Task item> Go through the data below. Pull out every line that has the word "getenv".

[Collected data entries]

diff --git a/weaviate_amd/csrc/wv_bf.hip b/weaviate_amd/csrc/wv_bf.hip
--- a/weaviate_amd/csrc/wv_bf.hip
+++ b/weaviate_amd/csrc/wv_bf.hip
@@ -655,7 +655,36 @@
         if (lane < FIN_KF && lane >= n_sel) sd[lane] = FLT_MAX;
         __builtin_amdgcn_wave_barrier();
     }
-    exact_dist_rows<METRIC, FIN_KF / 8>(qv, p.X, p.ldx, p.D, si, n_sel, sd, lane);
+    const float u = 5.9604645e-08f;
+    const float D4 = (float)(p.D + 4);
+    float eps;
+    const float acc_f = p.split ? 12.f : 4.f;
+    const float split_e = p.split ? 4.f * 1.52587890625e-05f : 0.f;
+    if (METRIC == WV_METRIC_L2) {
+        const float qn = sqrtf(p.qnorm[q]);
+        const float s = qn + p.xnorm_max;
+        eps = acc_f * D4 * u * s * s + 2.f * split_e * qn * p.xnorm_max;
+    } else {
+        const float qn = p.qnorm[q];
+        eps = acc_f * D4 * u * qn * p.xnorm_max + 4.f * u + split_e * qn * p.xnorm_max;
+    }
+    eps *= 1.0001f;
+    if (p.h16) eps = h16_eps(METRIC, p.D, p.qnorm[q], p.xnorm_max, p.ex_max, p.qres[q]);
+    int kf = n_sel;
+    if (p.rerank_limit && !p.tau_out) {
+        const float ks = p.h16 ? p.sx * p.qscale[0] : 1.f;
+        const int kk = p.k < FIN_KF ? p.k : FIN_KF;
+        const float lim = sd[kk - 1] + 3.f * eps * ks * 1.001f;
+        const uint64_t in = __ballot(lane < n_sel && sd[lane] <= lim);
+        kf = in ? 64 - __clzll(in) : 0;
+        const int kmin = kk < n_sel ? kk : n_sel;
+        kf = kf > kmin ? kf : kmin;
+        if (kf < FIN_KF && sd[kf] != FLT_MAX) bound = fminf(bound, p.h16 ? sd[kf] * (1.0f / ks) : sd[kf]);
+        __builtin_amdgcn_wave_barrier();
+        if (lane >= kf && lane < FIN_KF) { sd[lane] = FLT_MAX; si[lane] = WV_NIL; }
+        __builtin_amdgcn_wave_barrier();
+    }
+    exact_dist_rows<METRIC, FIN_KF / 8>(qv, p.X, p.ldx, p.D, si, kf, sd, lane);
     __builtin_amdgcn_wave_barrier();
     float myd = FLT_MAX;
     uint32_t myi = WV_NIL;
@@ -680,23 +709,9 @@
     if (lane < FIN_KF && myi != WV_NIL && rank == nk - 1) dk = myd;
     for (int m = 32; m >= 1; m >>= 1) dk = fmaxf(dk, __shfl_xor(dk, m, 64));
 
-    const float u = 5.9604645e-08f;
-    const float D4 = (float)(p.D + 4);
-    float eps, bfull;
-    const float acc_f = p.split ? 12.f : 4.f;
-    const float split_e = p.split ? 4.f * 1.52587890625e-05f : 0.f;
-    if (METRIC == WV_METRIC_L2) {
-        const float qn = sqrtf(p.qnorm[q]);
-        const float s = qn + p.xnorm_max;
-        eps = acc_f * D4 * u * s * s + 2.f * split_e * qn * p.xnorm_max;
-        bfull = bound + p.qnorm[q];
-    } else {
-        const float qn = p.qnorm[q];
-        eps = acc_f * D4 * u * qn * p.xnorm_max + 4.f * u + split_e * qn * p.xnorm_max;
-        bfull = METRIC == WV_METRIC_DOT ? bound : 1.0f + bound;
-    }
-    eps *= 1.0001f;
-    if (p.h16) eps = h16_eps(METRIC, p.D, p.qnorm[q], p.xnorm_max, p.ex_max, p.qres[q]);
+    float bfull;
+    if (METRIC == WV_METRIC_L2) bfull = bound + p.qnorm[q];
+    else bfull = METRIC == WV_METRIC_DOT ? bound : 1.0f + bound;
     if (p.tau_out) {
         float tau = __builtin_inff();
         if (nvalid >= k && dk < FLT_MAX) {
@@ -1293,25 +1308,33 @@
     if (i < n) out[i] = s * in[i];
 }
 
+template <int RPW>
 __global__ __launch_bounds__(256) void wv_qnorm_kernel(const float* Q, int nq, int D, int ldq, int metric, float* out,
                                                        float* absmax_part) {
     __shared__ float wmax[4];
     const int lane = threadIdx.x & 63, w = threadIdx.x >> 6;
-    const int r = blockIdx.x * 4 + w;
-    float s = 0.f, m = 0.f;
-    if (r < nq) {
-        const float* q = Q + (size_t)r * ldq;
-        for (int i = lane; i < D; i += 64) {
-            const float v = q[i];
-            s = __builtin_fmaf(v, v, s);
+    const int r0 = (blockIdx.x * 4 + w) * RPW;
+    float s[RPW], m = 0.f;
+#pragma unroll
+    for (int j = 0; j < RPW; ++j) s[j] = 0.f;
+    for (int i = lane; i < D; i += 64) {
+#pragma unroll
+        for (int j = 0; j < RPW; ++j) {
+            if (r0 + j >= nq) continue;
+            const float v = Q[(size_t)(r0 + j) * ldq + i];
+            s[j] = __builtin_fmaf(v, v, s[j]);
             m = fmaxf(m, fabsf(v));
         }
     }
     for (int o = 32; o >= 1; o >>= 1) {
-        s += __shfl_xor(s, o, 64);
+#pragma unroll
+        for (int j = 0; j < RPW; ++j) s[j] += __shfl_xor(s[j], o, 64);
         m = fmaxf(m, __shfl_xor(m, o, 64));
     }
-    if (r < nq && lane == 0) out[r] = metric == WV_METRIC_L2 ? s : sqrtf(s * (1.0f + 1e-6f)) * (1.0f + 1e-6f);
+#pragma unroll
+    for (int j = 0; j < RPW; ++j)
+        if (r0 + j < nq && lane == 0)
+            out[r0 + j] = metric == WV_METRIC_L2 ? s[j] : sqrtf(s[j] * (1.0f + 1e-6f)) * (1.0f + 1e-6f);
     if (absmax_part) {
         if (lane == 0) wmax[w] = m;
         __syncthreads();
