void launch_piece_image(hipStream_t stream, const float* x, const float* scale, unsigned short* out, int P_, int HW, int C) {
    const int cpp = C / PK, total = P_ * cpp;
    hipLaunchKernelGGL(to_planes_kernel, dim3(igan::ceil_div(total, 256)), dim3(256), 0, stream, x, scale, out, total, cpp, C, HW);
}
void launch_row_image(hipStream_t stream, const float* x, const float* scale, unsigned short* out, int P_, int HW, int C, float* colmax) {
    const int cpp = C / PK, total = P_ * cpp;
    float* rowinv = reinterpret_cast<float*>(reinterpret_cast<unsigned char*>(out) + (size_t)P_ * C * 4);
    const int nchunks = igan::ceil_div(total, 256);
    const int grid = colmax ? std::min(nchunks, H_COLBLOCKS) : nchunks;
    hipLaunchKernelGGL(rows_f16_kernel, dim3(grid), dim3(256), 0, stream, x, scale, out, rowinv, colmax, total, cpp, ilog2(cpp), C, HW);
}
void launch_colmax_only(hipStream_t stream, const float* x, const float* scale, float* colmax, int P_, int HW, int C) {
    const int C4 = C / 4, ppi = 256 / C4;
    const int blocks = std::min(H_COLBLOCKS, igan::ceil_div(P_, ppi));
    hipLaunchKernelGGL(cols_amax_kernel, dim3(blocks), dim3(256), 0, stream, x, scale, colmax + 4, P_, C4, ilog2(C4), HW, colmax);
}
void launch_col_image(hipStream_t stream, const float* x, const float* scale, unsigned short* out, int P_, int HW, int C, const float* colmax) {
    const int cpp = C / PK, total = P_ * cpp, C4 = C / 4;
    float* inv = reinterpret_cast<float*>(reinterpret_cast<unsigned char*>(out) + (size_t)P_ * C * 4);
    float* sc = inv + C;
    float* partial = sc + C;
    const int ppi = 256 / C4;
    const int blocks = std::min(H_COLBLOCKS, igan::ceil_div(P_, ppi));
    if (colmax == nullptr) {
        hipLaunchKernelGGL(cols_amax_kernel, dim3(blocks), dim3(256), 0, stream, x, scale, partial, P_, C4, ilog2(C4), HW, (float*)nullptr);
        hipLaunchKernelGGL(cols_finalize_kernel, dim3(igan::ceil_div(C, 8)), dim3(256), 0, stream, (const float*)partial, inv, sc, blocks, C, (const float*)nullptr);
    } else
        hipLaunchKernelGGL(cols_finalize_kernel, dim3(igan::ceil_div(C, 8)), dim3(256), 0, stream, colmax + 4, inv, sc, 0, C, colmax);
    hipLaunchKernelGGL(cols_f16_kernel, dim3(igan::ceil_div(total, 256)), dim3(256), 0, stream, x, scale, out, (const float*)sc, total, cpp, C, HW);
}
bool f16_tap_outer() { static const int v = getenv("IGAN_F16_TAP_OUTER") ? atoi(getenv("IGAN_F16_TAP_OUTER")) : 1; return v != 0; }
bool f16_w4() { static const int v = getenv("IGAN_F16_W4") ? atoi(getenv("IGAN_F16_W4")) : 1; return v != 0; }
void launch_filter_image(hipStream_t stream, const float* w, unsigned short* wp, bool wt, int taps, int KW_, int Nn, int K) {
    const int wtotal = taps * Nn * (K / PK);
    if (planes_mode() == 2) {
        float* inv = reinterpret_cast<float*>(reinterpret_cast<unsigned char*>(wp) + (size_t)taps * Nn * K * 4);
        float* partial = inv + Nn;
        if (wt) {
            hipLaunchKernelGGL((filter_amax_kernel<true>), dim3(igan::ceil_div(taps * Nn, 4)), dim3(256), 0, stream, w, partial, taps, Nn, K);
            hipLaunchKernelGGL((filter_planes_f16_kernel<true>), dim3(igan::ceil_div(wtotal, 256)), dim3(256), 0, stream, w, wp, inv, (const float*)partial, taps, taps, KW_, Nn, K);
        } else {
            hipLaunchKernelGGL((filter_amax_kernel<false>), dim3(taps * H_KSK, igan::ceil_div(Nn, 64)), dim3(256), 0, stream, w, partial, taps, Nn, K);
            hipLaunchKernelGGL((filter_planes_f16_kernel<false>), dim3(igan::ceil_div(wtotal, 256)), dim3(256), 0, stream, w, wp, inv, (const float*)partial, taps * H_KSK, taps, KW_, Nn, K);
        }
    } else {
        if (wt) hipLaunchKernelGGL((filter_planes_kernel<true>), dim3(igan::ceil_div(wtotal, 256)), dim3(256), 0, stream, w, wp, taps, KW_, Nn, K);
        else hipLaunchKernelGGL((filter_planes_kernel<false>), dim3(igan::ceil_div(wtotal, 256)), dim3(256), 0, stream, w, wp, taps, KW_, Nn, K);
    }
}
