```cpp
enum : int32_t {
	ST_OK = 0,
	ST_STOPPED = 1,
	ST_TB_OVERFLOW = 2,
	ST_ROWS_OVERFLOW = 3,
	ST_CIGAR_OVERFLOW = 4,
	ST_SNAP_OVERFLOW = 5,
	ST_INTERNAL = 6,
	ST_PENDING = 7,
	ST_BAND_OVERFLOW = 8,
	ST_ALPHABET = 9
};

struct Penalty {
	int32_t x;
	int32_t oe1;
	int32_t e1;
	int32_t oe2;
	int32_t e2;
	int32_t o1, o2;
	int32_t nH;
	int32_t n1;
	int32_t n2;
};

struct BatchArgs {
	const uint8_t *seqs;
	const int64_t *t_off, *q_off;
	const int32_t *tl, *ql;
	const int32_t *order;
	int32_t n_pairs;
	int32_t *queue;
	int32_t queue_parts;
	Penalty pen;
	int32_t want_cigar;
	int32_t step;
	int32_t max_s;
	int64_t max_iter;
	int32_t debug_pair;
	int32_t *ring;
	int32_t *sring;
	int64_t ring_slot_ints;
	int32_t W;
	unsigned long long *good;
	int32_t GW;
	uint8_t *tb;
	int64_t tb_slot_bytes;
	int64_t *row_off;
	int32_t *row_lo;
	int64_t rows_slot;
	uint32_t *cig_scratch;
	int64_t cig_scratch_slot;
	uint32_t *cig_pool;
	unsigned long long *cig_head;
	int64_t cig_pool_words;
	int32_t *snap;
	int64_t snap_slot_ints;
	int32_t *snap_meta;
	int64_t snap_meta_slot;
	int32_t *seg;
	int64_t seg_slot;
	int32_t *out_s;
	int64_t *out_iter;
	int32_t *out_ncig;
	int64_t *out_cigoff;
	int32_t *out_status;
	int64_t *out_cells1;
	int32_t *out_dbg;
	int32_t *dbg;
	int32_t dbg_cap;
	int32_t coop_pair;
	int32_t lds_e2_cols;
	int32_t ring16;
	int32_t scalar_generic;
	int32_t band_lds_seq;
	int32_t band_fold;
	int32_t coop_groups, coop_group_size;
	int64_t coop_edge_stride;
	int64_t coop_sedge_off;
	int64_t coop_misc_stride;
	const int32_t *coop_pair_ids;
	uint32_t coop_spin_limit;
	int32_t *retry_ids;
	unsigned int *retry_count;
	int32_t retry_cap;
	const unsigned int *n_pairs_dev;
	int32_t coop_pass;
	int32_t *coop_edge;
	int32_t *coop_flags;
	unsigned int *coop_sync;
	int32_t *coop_state;
	int32_t sys_p;
	int32_t sys_c;
	int32_t sys_spread;
	int32_t *sys_box;
	int64_t sys_box_stride;
	unsigned long long *sys_prog;
	int64_t sys_prog_stride;
	int32_t *sys_log;
	int64_t sys_log_stride;
	int32_t *sys_park;
	int64_t sys_park_stride;
	int64_t *sys_ep;
	int64_t sys_ep_stride;
	int32_t report_wide;
	int32_t cig_block;
	int32_t lane_chunks;
	int32_t sys_coop_launch;
	int64_t *timeline;
};

int launch_reset(int32_t *status, int32_t *s, int32_t n, unsigned long long *cig_head, int32_t *queue, int32_t n_queue, void *stream);
int launch_batch(const BatchArgs &a, int grid, int block, void *stream);
int launch_sketch(const uint8_t *seqs, const int64_t *t_off, const int32_t *tl, const int64_t *q_off, const int32_t *ql, int32_t n, int32_t samples, int32_t *out, void *stream);
int launch_pair_sketch(const uint8_t *seqs, const int64_t *t_off, const int32_t *tl, const int64_t *q_off, const int32_t *ql, const int32_t *order, int32_t n, int32_t *out, void *stream);
struct CigarOpsArgs {
	const uint8_t *seqs;
	const int64_t *t_off, *q_off;
	const int32_t *tl, *ql;
	int32_t n_pairs;
	const uint32_t *words;
	const int64_t *word_off;
	const int32_t *n_words;
	const int32_t *status;
	int32_t x, o1, e1, o2, e2;
	int32_t mode;
	int32_t *summary;
	int32_t *map;
	const int64_t *map_off;
};
int cigar_ops_block(int64_t max_len);
int launch_cigar_ops(const CigarOpsArgs &a, int block, void *stream);
int  bigring_kernel_occupancy();
int  batch_kernel_occupancy(int block, bool stream_pass, int lds_e2_cols, bool ring16);

struct BandGeom {
	int block;
	int packed;
	int span;
	int lds_bytes;
	int seq2;
	int lane;
};
bool coop_supported(const Penalty &p);
int64_t coop_chunk_slots(int grid);
int64_t sys_chunk_slots(int grid);
int  sys_owned_cols(int p, int c);
bool sys_c_supported(int c);
bool sys_p_supported(int p);
constexpr int64_t sys_box_ints(int p, int nef, bool seg) { return ((seg ? 4 : 2) * p * (p + nef) + 2 * p + 31) / 32 * 32; }
constexpr int64_t sys_park_ints(int nef, bool seg) { return (int64_t)(seg ? 2 : 1) * nef * 64 * 4; }
constexpr int kSysNotResident = -3;
int  sys_max_grid();
int  launch_sys_pass(const BatchArgs &a, int grid, void *stream);
int  launch_sys_pass_deep(const BatchArgs &a, int grid, void *stream);
int  launch_sys_walk(const BatchArgs &a, void *stream);
int  launch_sys_trace(const BatchArgs &a, void *stream);
int  launch_sys_finish(const BatchArgs &a, void *stream);

bool lane_supported(const Penalty &p);
int  lane_lds_bytes(const Penalty &p, int chunks, int64_t seq_bytes);
int  launch_lane(const BatchArgs &a, int grid, int lds, bool seq2, void *stream);
int  lane_kernel_occupancy(int lds, bool cigar);

bool mid_supported(const Penalty &p);
int  mid_lds_bytes(const Penalty &p, int groups, int64_t seq_bytes);
int  launch_mid(const BatchArgs &a, int grid, int block, int lds, bool seq2, void *stream);

bool band2_supported(const Penalty &p);
int  launch_band2(const BatchArgs &a, int grid, const BandGeom &g, void *stream);
int  band2_kernel_occupancy(const Penalty &p, const BandGeom &g, bool cigar);
bool band2_biased512_supported(const Penalty &p);
int  band2_biased512_chunks();
int  band2_span_chunks();

}
```

miniwfa_amd/csrc/mwf_plan.cpp:

```cpp
#include "mwf_engine.h"

namespace mwf {
namespace host {


Penalty make_penalty(const mwf_opt_t &o)
{
	Penalty p;
	p.x = o.x, p.o1 = o.o1, p.o2 = o.o2, p.e1 = o.e1, p.e2 = o.e2;
	p.oe1 = o.o1 + o.e1, p.oe2 = o.o2 + o.e2;
	int32_t mp = std::max(p.x, std::max(p.oe1, p.oe2));
	p.nH = mp + 1, p.n1 = p.e1 + 1, p.n2 = p.e2 + 1;
	return p;
}

const char *validate(const mwf_opt_t &o)
{
	if (o.x < 1 || o.e1 < 1 || o.e2 < 1) return "x, e1 and e2 must be >= 1 (a zero lag would make a wavefront depend on itself)";
	if (o.o1 < 0 || o.o2 < 0) return "gap-open penalties must be >= 0";
	if (std::max<int64_t>(o.x, std::max<int64_t>((int64_t)o.o1 + o.e1, (int64_t)o.o2 + o.e2)) + 1 > kBigRing) return "max(x, o1+e1, o2+e2) must be < 4096";
	if (o.step < 0) return "step must be >= 0";
	return nullptr;
}

int64_t penalty_bound(const mwf_opt_t &o, int64_t tl, int64_t ql, bool honour_max_s)
{
	auto gap = [&](int64_t L) -> int64_t { return L == 0 ? 0 : std::min<int64_t>(o.o1 + L * o.e1, o.o2 + L * o.e2); };
	int64_t b = gap(tl) + gap(ql);
	if (honour_max_s && o.max_s > 0) b = std::min<int64_t>(b, (int64_t)o.max_s + 1);
	return b;
}

constexpr int64_t kBandMicroWindow = (1 * 3 - 1) * 256 - 64, kBandTinyWindow = (2 * 3 - 1) * 256 - 64, kBandSmallWindow = (4 * 3 - 1) * 256 - 64;
constexpr int64_t kBandWideWindow = (8 * 3 - 1) * 256 - 64;
constexpr int64_t kBandWide4Window = (8 * 4 - 1) * 256 - 64;
constexpr int64_t kBandSpanMaxSeq = 62000;
inline int64_t band_span_window() { return ((int64_t)band2_span_chunks() - 1) * 256 - 64; }

struct Plan {
	int kind = 0;
	BandGeom band{0, 0, 0, 0, 0, 0};
	int block = 256, grid = 1;
	int32_t W = 0, GW = 0;
	int64_t ring_slot_ints = 0, rows_slot = 0, tb_slot_bytes = 0, cig_scratch_slot = 0;
	int64_t snap_slot_ints = 0, snap_meta_slot = 0, seg_slot = 0;
	bool low_mem = false, cigar = false;
};

int cached_occupancy(mwf_gpu_t *g, const Penalty &P, const Plan &pl, int lds_e2_cols, bool stream_pass, bool ring16 = false);

void choose_kernel(mwf_gpu_t *g, const mwf_opt_t &opt, const Penalty &P, int64_t max_len, int64_t max_bound,
                   int64_t max_seq_lds, int64_t max_tl, int want_kind, Plan &pl, int geom_block = 0, int64_t window_hint = 0)
{
	pl.kind = 0;
	const bool low_mem = (opt.flag & MWF_F_CIGAR) && opt.step > 0;
	const bool can_packed = band2_supported(P) && g->band_pack != 0;
	if (geom_block == 32 && want_kind != 0 && !low_mem && lane_supported(P)) {
		const int chunks = g->lane_chunks > 0 ? g->lane_chunks : max_len <= 400 ? 3 : 4;
		BandGeom lg{64, 1, 64 * chunks, lane_lds_bytes(P, chunks, max_seq_lds), (g->seq2bit != 0 && !g->acgt_off_once && max_len >= 450) ? 1 : 0, 1};
		if (lg.lds_bytes <= 60 * 1024) {
			pl.kind = 2, pl.band = lg;
			return;
		}
	}
	if (geom_block == 33 && want_kind != 0 && !low_mem && mid_supported(P)) {
		const int64_t want_cols = (std::min<int64_t>(max_len + 1, 2 * max_bound + 3) + 2 * P.nH + 63) / 64 * 64;
		int groups = (int)std::min<int64_t>(want_cols / 64, 128);
		while (groups > 1 && mid_lds_bytes(P, groups, max_seq_lds) > 158 * 1024) --groups;
		const int lds = mid_lds_bytes(P, groups, max_seq_lds);
		if (lds <= 158 * 1024) {
			const int64_t by_len = window_hint > 0 ? std::max<int64_t>(max_len, window_hint * 100 / 28) : max_len;
			const int block = g->mid_block ? g->mid_block : (by_len <= 1000 ? 256 : by_len <= 2500 ? 512 : 1024);
			const int seq2 = g->seq2bit != 0 && !g->acgt_off_once;
			pl.kind = 2, pl.band = BandGeom{block, 1, 64 * groups, lds, seq2, 2};
			return;
		}
	}
	if (want_kind == 0 || low_mem || !can_packed) return;
	if (geom_block == 514) {
		const int64_t need_lds = ((max_len >> 4) + 4) * 4;
		if (g->seq2bit == 0 || g->acgt_off_once || need_lds > 70 * 1024 || !band2_biased512_supported(P)) return;
		const bool six = max_len + 1 > 7 * (int64_t)(band2_biased512_chunks() * 256) / 2 || (window_hint > 0 && window_hint + 768 > ((int64_t)band2_biased512_chunks() - 1) * 256 - 64);
		const int chunks = band2_biased512_chunks() + (six ? 8 : 0);
		pl.kind = 2, pl.band = BandGeom{512, 2, chunks * 256, (int)((need_lds + 15) / 16 * 16), 1, 0};
		pl.cigar = (opt.flag & MWF_F_CIGAR) != 0;
		if (cached_occupancy(g, P, pl, 0, false) >= 2) return;
		pl.kind = 0, pl.band = BandGeom{0, 0, 0, 0, 0, 0}, geom_block = 1024;
	}
	if (geom_block == 1024) {
		const int64_t need_lds = ((max_len >> 4) + 4) * 4;
		if (g->band_span == 0 || g->seq2bit == 0 || g->acgt_off_once || need_lds > 150 * 1024) return;
		pl.kind = 2, pl.band = BandGeom{1024, 1, (int)band2_span_chunks() * 256, (int)((need_lds + 15) / 16 * 16), 1, 0};
		return;
	}
	const int64_t max_window = window_hint > 0 ? std::min<int64_t>(std::min<int64_t>(max_len + 1, 2 * max_bound + 3), window_hint) : std::min<int64_t>(max_len + 1, 2 * max_bound + 3);
	BandGeom bg;
	bg.packed = 0, bg.seq2 = 0, bg.lane = 0;
	const bool range_ok = max_tl + max_bound < 32767;
	if (!range_ok) return;
	bg.packed = 1;
	bg.block = max_window <= kBandMicroWindow ? 64 : max_window <= kBandTinyWindow ? 128 : max_window <= kBandSmallWindow ? 256 : 512;
	if (g->block == 64 || g->block == 128 || g->block == 256 || g->block == 512 || g->block == 768) bg.block = g->block;
	if (g->block == 0 && (geom_block == 64 || geom_block == 128 || geom_block == 256)) bg.block = geom_block;
	bg.span = bg.block / 64 * (bg.block != 768 ? 3 : 2) * 256;
	const bool four_slots = bg.block == 512 && g->block == 0 && window_hint > kBandWideWindow && window_hint <= kBandWide4Window;
	if (four_slots) bg.span = 512 / 64 * 4 * 256;
	if (want_kind != 2 && max_len + 1 > 4 * (int64_t)bg.span) return;
	const int64_t lds_cap = bg.block >= 768 ? 140 * 1024 : bg.block >= 512 ? 70 * 1024 : bg.block == 256 ? 36 * 1024 : bg.block == 128 ? 18 * 1024 : 9 * 1024;
	const bool seq2 = g->seq2bit != 0 && !g->acgt_off_once;
	const int64_t need_lds = seq2 ? ((max_len >> 4) + 4) * 4 : max_seq_lds;
	bg.lds_bytes = need_lds <= lds_cap ? (int)((need_lds + 15) / 16 * 16) : 0;
	bg.seq2 = seq2 && bg.lds_bytes > 0;
	if (bg.block == 768) bg.seq2 = 0, bg.lds_bytes = max_seq_lds <= 140 * 1024 ? (int)((max_seq_lds + 15) / 16 * 16) : 0;
	else if (!bg.seq2) {
		bg.block = 768, bg.span = 768 / 64 * 2 * 256;
		bg.lds_bytes = max_seq_lds <= 140 * 1024 ? (int)((max_seq_lds + 15) / 16 * 16) : 0;
	}
	if (bg.lds_bytes == 0) return;
	pl.kind = 2, pl.band = bg;
}
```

Task result>
bool f16_tap_outer() { static const int v = getenv("IGAN_F16_TAP_OUTER") ? atoi(getenv("IGAN_F16_TAP_OUTER")) : 1; return v != 0; }
bool f16_w4() { static const int v = getenv("IGAN_F16_W4") ? atoi(getenv("IGAN_F16_W4")) : 1; return v != 0; }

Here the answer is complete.